Dava tarihinde yürürlükte olan 743 sayılı Medeni Kanun’un 648. maddesinde “Bir kimse başkasının inşaat levazımiyle kendi arsası üzerine yahut kendi levazımiyle başkasının arsası üzerine bina yapmış olsa bu levazım, arsanın mütemmim cüzü olur. Şu kadar ki levazım, malikin rızası olmaksızın alınıp kullanılmış ise kal'i fahiş bir zararı müeddi olmadıkça maliki onu kal'i ile istirdadını talebedebilir ve masarifi arsa sahibine ait olur. Eğer bina arsa sahibinin rızası olmaksızın levazım sahibi tarafından yapılmış ise kal'i fahiş bir zararı müeddi olmadıkça arsa sahibi kal'ini istiyebilir ve masarifi levazım sahibine ait olur.”, 649. maddesinde “Ebniye kalolunmadığı takdirde arsa sahibi inşaat levazımına mukabil muhik bir tazminat vermeğe mecburdur. Arsa sahibi inşaatı suiniyetle yapmış ise diğer tarafın bütün zararını tazmin ile mahküm edilebilir. Eğer bina levazım sahibi tarafından suiniyetle yapılmış ise arsa sahibinin levazım için vereceği tazminat levazımın en az kıymetini geçmiyebilir” ve 650. maddesinde “Binanın kıymeti açıkça arsanın kıymetinden ziyade ise hüsnüniyetle hareket eden levazım sahibi muhik bir tazminat mukabilinde mecmuunun mülkiyetinin kendisine verilmesini istiyebilir.” düzenlemelerine yer verilmiş olup Medeni Kanun'un 650. maddesine dayanan temliken tescil taleplerinde objektif ve sübjektif koşulların birlikte gerçekleşmesi gerektiği açıktır. Yani, binanın değeri arsa değerinden fazla ve davacı iyiniyetli olmalıdır. Nitekim başkasının arazisine kendi malzemesi ile inşaat yapan kişinin, inşaatın başlangıcından bitimine kadar iyiniyetli olması, bir diğer anlatımla "zeminin kendisine ait olduğu" ya da 05.07.1944 tarih ve 1944/12-26 sayılı İçtihadı Birleştirme Kararında da belirtildiği gibi, "mülkiyetin ileride kendisine geçirileceği inancıyla" hareket etmesi, yapının dava tarihine göre hesaplanacak değerinin zemin değerinden açıkça daha fazla olması gerekmektedir.
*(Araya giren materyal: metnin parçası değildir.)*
+  u32x4_t stage[NIT][2];
+  const bf16_t* const Kbh = K + bh * Tp * HD;
+  const bf16_t* const Vbh = Vt + bh * HD * Tp;
+  const unsigned koff = tid * 8, voff = (tid >> 3) * Tp + (tid & 7) * 8;
+  auto request_k = [&](int kt) {
+    const bf16_t* base = Kbh + (long)kt * HD;
+#pragma unroll
+    for (int it = 0; it < NIT; ++it) {
+      stage[it][0] = *(const u32x4_t*)(base + it * (64 * NW * 8) + koff);
+      stage[it][1] = *(const u32x4_t*)(base + plane + it * (64 * NW * 8) + koff);
+    }
+  };
+  auto request_v = [&](int kt) {
+#pragma unroll
+    for (int it = 0; it < NIT; ++it) {
+      const bf16_t* base = Vbh + (long)it * (8 * NW) * Tp + kt;
+      stage[it][0] = *(const u32x4_t*)(base + voff);
+      stage[it][1] = *(const u32x4_t*)(base + plane + voff);
+    }
+  };
+  request_k(0);
+  __syncthreads();
+  for (int kt = 0; kt < Tp; kt += 64) {
+#pragma unroll
+    for (int ks = 0; ks < KS; ++ks) asm volatile("" : "+v"(kfrag[ks]));
+#pragma unroll
+    for (int ks = 0; ks < 2; ++ks) {
+      asm volatile("" : "+v"(vfrag[ks]));
+      asm volatile("" : "+v"(pfrag[ks]));
+      asm volatile("" : "+v"(pst[ks][0]));
+      asm volatile("" : "+v"(pst[ks][1]));
+    }
+    asm volatile("" : "+v"(kst));
+    asm volatile("" : "+v"(vst));
+    asm volatile("" : "+v"(msk));
+#pragma unroll
+    for (int it = 0; it < NIT; ++it) {
+      *(u32x4_t*)(smem + (kst + it * (NW * 1024))) = stage[it][0];
+      *(u32x4_t*)(smem + (kst + it * (NW * 1024) + KB)) = stage[it][1];
+    }
+    request_v(kt);
+    __syncthreads();
+    f32x4_t s[RB][4];
+#pragma unroll
+    for (int nb = 0; nb < 4; ++nb) {
+#pragma unroll
+      for (int rb = 0; rb < RB; ++rb) s[rb][nb] = f32x4_t{0.f, 0.f, 0.f, 0.f};
+#pragma unroll
+      for (int ks = 0; ks < KS; ++ks) {
+        const bf16x8_t kh = *(const bf16x8_t*)(smem + (kfrag[ks] + nb * 4096)), kl = *(const bf16x8_t*)(smem + (kfrag[ks] + nb * 4096 + KB));
+#pragma unroll
+        for (int rb = 0; rb < RB; ++rb) {
+          s[rb][nb] = SA_MFMA_16x16x32(ql[rb][ks], kh, s[rb][nb]);
+          s[rb][nb] = SA_MFMA_16x16x32(qh[rb][ks], kl, s[rb][nb]);
+        }
+      }
+#pragma unroll
+      for (int ks = 0; ks < KS; ++ks) {
+        const bf16x8_t kh = *(const bf16x8_t*)(smem + (kfrag[ks] + nb * 4096));
+#pragma unroll
+        for (int rb = 0; rb < RB; ++rb) s[rb][nb] = SA_MFMA_16x16x32(qh[rb][ks], kh, s[rb][nb]);
+      }
+    }
+    bool valid[4];
+#pragma unroll
+    for (int nb = 0; nb < 4; ++nb) {
+      const int key = kt + nb * 16 + lr;
+      valid[nb] = mask_in_lds ? smem[msk + kt + nb * 16] != 0 : (key < T && key_mask[(long)b * T + key] != 0);
+    }
+#pragma unroll
+    for (int rb = 0; rb < RB; ++rb) {
+#pragma unroll
+      for (int r = 0; r < 4; ++r) {
+        float mx = -INFINITY;
+#pragma unroll
+        for (int nb = 0; nb < 4; ++nb) {
+          s[rb][nb][r] = valid[nb] ? s[rb][nb][r] * scale : -INFINITY;
+          mx = fmaxf(mx, s[rb][nb][r]);
+        }
+        mx = row16_max(mx);
+        const float m_new = fmaxf(m_i[rb][r], mx);
+        const float m_safe = m_new == -INFINITY ? 0.f : m_new;
+        const float alpha = expf(m_i[rb][r] - m_safe);
+        float rs = 0.f;
+#pragma unroll
+        for (int nb = 0; nb < 4; ++nb) {
+          const float pv = expf(s[rb][nb][r] - m_safe);
+          s[rb][nb][r] = pv;
+          rs += pv;
+        }
+        rs = row16_sum(rs);
+        l_i[rb][r] = l_i[rb][r] * alpha + rs;
+        m_i[rb][r] = m_new;
+#pragma unroll
+        for (int n = 0; n < NF; ++n) o[rb][n][r] *= alpha;
+        unsigned w[4];
+#pragma unroll
+        for (int nb = 0; nb < 4; ++nb) {
+          const unsigned short ph = f2bf(s[rb][nb][r]);
+          w[nb] = (unsigned)ph | ((unsigned)f2bf(s[rb][nb][r] - bf2f(ph)) << 16);
+        }
+#pragma unroll
+        for (int a = 0; a < 2; ++a) {
+          const float x = __uint_as_float(odd ? w[2 * a] : w[2 * a + 1]);
+          const unsigned from_left = __float_as_uint(dpp_mov<0x121>(x)), from_right = __float_as_uint(dpp_mov<0x12F>(x));
+          const unsigned first = odd ? from_left : w[2 * a], second = odd ? w[2 * a + 1] : from_right;
+          const int at = pst[a][r >> 1] + r * 128 + rb * 2048;
+          *(unsigned*)(smem + at) = (first & 0xffffu) | (second << 16);
+          *(unsigned*)(smem + (at + PL)) = (first >> 16) | (second & 0xffff0000u);
+        }
+      }
+    }
+#pragma unroll
+    for (int it = 0; it < NIT; ++it) {
+      *(u32x4_t*)(smem + (vst + it * (NW * 1024))) = stage[it][0];
+      *(u32x4_t*)(smem + (vst + it * (NW * 1024) + KB)) = stage[it][1];
+    }
+    if (kt + 64 < Tp) request_k(kt + 64);
+    __syncthreads();
+#pragma unroll
+    for (int ks = 0; ks < 2; ++ks) {
+      bf16x8_t ph[RB], pl[RB];
+#pragma unroll
+      for (int rb = 0; rb < RB; ++rb) {
+        ph[rb] = *(const bf16x8_t*)(smem + (pfrag[ks] + rb * 2048));
+        pl[rb] = *(const bf16x8_t*)(smem + (pfrag[ks] + rb * 2048 + PL));
+      }
+#pragma unroll
+      for (int n = 0; n < NF; ++n) {
+        const bf16x8_t vh = *(const bf16x8_t*)(smem + (vfrag[ks] + n * 2048)), vl = *(const bf16x8_t*)(smem + (vfrag[ks] + n * 2048 + KB));
+#pragma unroll
+        for (int rb = 0; rb < RB; ++rb) {
+          o[rb][n] = SA_MFMA_16x16x32(pl[rb], vh, o[rb][n]);
+          o[rb][n] = SA_MFMA_16x16x32(ph[rb], vl, o[rb][n]);
+          o[rb][n] = SA_MFMA_16x16x32(ph[rb], vh, o[rb][n]);
+        }
+      }
+    }
+  }
+  const int D = H * HD;
+  __syncthreads();
+  constexpr int SLICE = 16 * HD * 4;
+  static_assert(NW * SLICE <= 4 * KB, "output staging fits the K / V^T staging areas");
+  char* mine = smem + wave * SLICE;
+#pragma unroll
+  for (int rb = 0; rb < RB; ++rb) {
+    const int qw0 = q0 + (wave * RB + rb) * 16;
+#pragma unroll
+    for (int r = 0; r < 4; ++r) {
+      const float inv = 1.f / l_i[rb][r];
+      const int q = lg * 4 + r;
+#pragma unroll
+      for (int n = 0; n < NF; ++n) *(float*)(mine + q * (HD * 4) + (n * 16 + lr) * 4) = o[rb][n][r] * inv;
+    }
+    asm volatile("s_waitcnt lgkmcnt(0)" ::: "memory");
+    if constexpr (OUT3) {
+      constexpr int CPR8 = HD / 8;
+#pragma unroll
+      for (int u = lane; u < 16 * CPR8; u += 64) {
+        const int row = u / CPR8, c = u % CPR8;
+        const int q = qw0 + row;
+        const float* src = (const float*)(mine + row * (HD * 4) + c * 32);
+        uint4 hi, lo;
+        split8(*(const float4*)src, *(const float4*)(src + 4), hi, lo);
+        if (q < T) {
+          bf16_t* dst = out3 + ((long)b * T + q) * (3L * D) + h * HD + c * 8;
+          *(uint4*)dst = lo;
+          *(uint4*)(dst + D) = hi;
+          *(uint4*)(dst + 2L * D) = hi;
+        }
+      }
+    } else {
+      constexpr int CPRO = HD / 4;
+#pragma unroll
+      for (int u = lane; u < 16 * CPRO; u += 64) {
+        const int row = u / CPRO, c = u % CPRO;
+        const int q = qw0 + row;
+        if (q < T) *(uint4*)(out + ((long)b * T + q) * D + h * HD + c * 4) = *(const uint4*)(mine + row * (HD * 4) + c * 16);
+      }
+    }
+    if (rb + 1 < RB) asm volatile("s_waitcnt lgkmcnt(0)" ::: "memory");
+  }
+}
+
+template <int NW, int RB>
+static void launch_self_attention_x3p_t(const void* Q, const void* K, const void* Vt, const unsigned char* key_mask, float* out, void* out3,
+                                        int B, int T, int Tp, int H, hipStream_t st) {
+  const dim3 grid(Tp / (16 * NW * RB), H, B);
+  if (out3)
+    hipLaunchKernelGGL((self_attn_x3p_kernel<NW, RB, true>), grid, dim3(NW * 64), 0, st, (const bf16_t*)Q, (const bf16_t*)K,
+                       (const bf16_t*)Vt, key_mask, out, (bf16_t*)out3, T, Tp, H);
+  else
+    hipLaunchKernelGGL((self_attn_x3p_kernel<NW, RB, false>), grid, dim3(NW * 64), 0, st, (const bf16_t*)Q, (const bf16_t*)K,
+                       (const bf16_t*)Vt, key_mask, out, (bf16_t*)nullptr, T, Tp, H);
+}
+hipError_t launch_self_attention_x3p(const void* Q, const void* K, const void* Vt, const unsigned char* key_mask, float* out, int B, int T,
+                                     int Tp, int H, hipStream_t st, void* out3) {
+  if (Tp % 64 || (!out && !out3)) return hipErrorInvalidValue;
+  if (Tp % 256 == 0 && (long)(Tp / 256) * H * B >= 256) launch_self_attention_x3p_t<8, 2>(Q, K, Vt, key_mask, out, out3, B, T, Tp, H, st);
+  else if (Tp % 128 == 0) launch_self_attention_x3p_t<8, 1>(Q, K, Vt, key_mask, out, out3, B, T, Tp, H, st);
+  else launch_self_attention_x3p_t<4, 1>(Q, K, Vt, key_mask, out, out3, B, T, Tp, H, st);
+  return hipGetLastError();
 }
 
 template <int HD>
diff --git a/sam_audio_amd/csrc/engine.h b/sam_audio_amd/csrc/engine.h
--- a/sam_audio_amd/csrc/engine.h
+++ b/sam_audio_amd/csrc/engine.h
@@ -82,6 +82,7 @@
   struct StageW;
   Status res_units(const StageW& sw, SBuf& sb, int n, const float* next_alpha, hipStream_t st);
   void* hash_ = nullptr;
+  bool attn_planes_ = false;
   bool prof_on_ = false;
   std::vector<ProfRec> prof_;
   std::vector<hipEvent_t> ev_pool_;
diff --git a/sam_audio_amd/csrc/engine.hip b/sam_audio_amd/csrc/engine.hip
--- a/sam_audio_amd/csrc/engine.hip
+++ b/sam_audio_amd/csrc/engine.hip
@@ -93,6 +93,7 @@
 
 Engine::Engine(const samaudio_config& c) : cfg_(c) {
   bf16_ = c.precision == SAMAUDIO_BF16;
+  attn_planes_ = launch_qkv_prep_planes && launch_self_attention_x3p && std::getenv("SAMAUDIO_NO_SPLIT_ATTENTION") == nullptr;
   esz_ = bf16_ ? 2 : 4;
   at_dtype_ = bf16_ ? SAMAUDIO_DT_BF16 : SAMAUDIO_DT_F32;
   std::memset(&g32_, 0, sizeof(g32_));
@@ -1127,7 +1128,11 @@
       out_act(p, d_.qkv, 3L * D);
       SA_TRY(linear(p, w.wqkv, SAMAUDIO_CLS_QKV, st, qkv_pre ? d_.x3a : nullptr));
     }
+    const bool planes = attn_planes_ && x3(SAMAUDIO_X3_ATTENTION) && hd == 128;
     SA_TRY(op("qkv_prep", 2 * 3 * MD * esz_, 0, st, [&] {
+      if (planes)
+        return launch_qkv_prep_planes((const float*)d_.qkv, w.q_norm, w.k_norm, g_.rope_cos, g_.rope_sin, d_.Q, d_.K, d_.Vt, rows, T, Tp,
+                                      H, eps, st);
       if (x3(SAMAUDIO_X3_ATTENTION) && hd == 128)
         return launch_qkv_prep_f32x((const float*)d_.qkv, w.q_norm, w.k_norm, g_.rope_cos, g_.rope_sin, (float*)d_.Q, (float*)d_.K,
                                     (float*)d_.Vt, rows, T, Tp, H, eps, st);
@@ -1141,6 +1146,8 @@
     trace("  Vt", d_.Vt, (size_t)rows * Tp * D, bf16_, st);
     if (x3(SAMAUDIO_X3_ATTENTION))
       SA_TRY(op("self_attention_x3", 4 * MD * 4, 4.0 * T * T * D * rows, st, [&] {
+        if (planes)
+          return launch_self_attention_x3p(d_.Q, d_.K, d_.Vt, d_.pad_mask, (float*)d_.attn, rows, T, Tp, H, st, wo_pre ? d_.x3a : nullptr);
         return launch_self_attention_x3((const float*)d_.Q, (const float*)d_.K, (const float*)d_.Vt, d_.pad_mask, (float*)d_.attn, rows,
                                         T, Tp, H, hd, st, wo_pre ? d_.x3a : nullptr);
       }));
diff --git a/sam_audio_amd/csrc/kernels.h b/sam_audio_amd/csrc/kernels.h
--- a/sam_audio_amd/csrc/kernels.h
+++ b/sam_audio_amd/csrc/kernels.h
@@ -146,6 +146,12 @@
 hipError_t launch_self_attention_x3(const float* Q, const float* K, const float* Vt, const unsigned char* key_mask, float* out,
                                     int B, int T, int Tp, int H, int head_dim, hipStream_t st, void* out3 = nullptr);
 
+__attribute__((weak)) hipError_t launch_qkv_prep_planes(const float* qkv, const float* qw, const float* kw, const float* rope_cos,
+                                                        const float* rope_sin, void* Q, void* K, void* Vt, int B, int T, int Tp, int H,
+                                                        float eps, hipStream_t st);
+__attribute__((weak)) hipError_t launch_self_attention_x3p(const void* Q, const void* K, const void* Vt, const unsigned char* key_mask,
+                                                           float* out, int B, int T, int Tp, int H, hipStream_t st, void* out3 = nullptr);
+
 hipError_t launch_headnorm(void* x, const float* w, bool bf16, int rows, long ld, int col0, int H, float eps,
                            hipStream_t st, int head_dim = 128);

Somut olaya gelince; karar düzeltme yoluna başvurulan söz konusu karara ilişkin dosya bulunamamış ve usulüne uygun olarak ihya yoluna gidilmesine rağmen gerekçeli karar ile Dairenin onama kararı dışında bir belge dosyaya sunulmamış olup karar düzeltme itirazlarının denetlenebilmesi için dosya kapsamında toplanan delillerin ve özellikle yapılan keşif ile alınan bilirkişi raporlarının incelenmesi gerektiği kuşkusuzdur.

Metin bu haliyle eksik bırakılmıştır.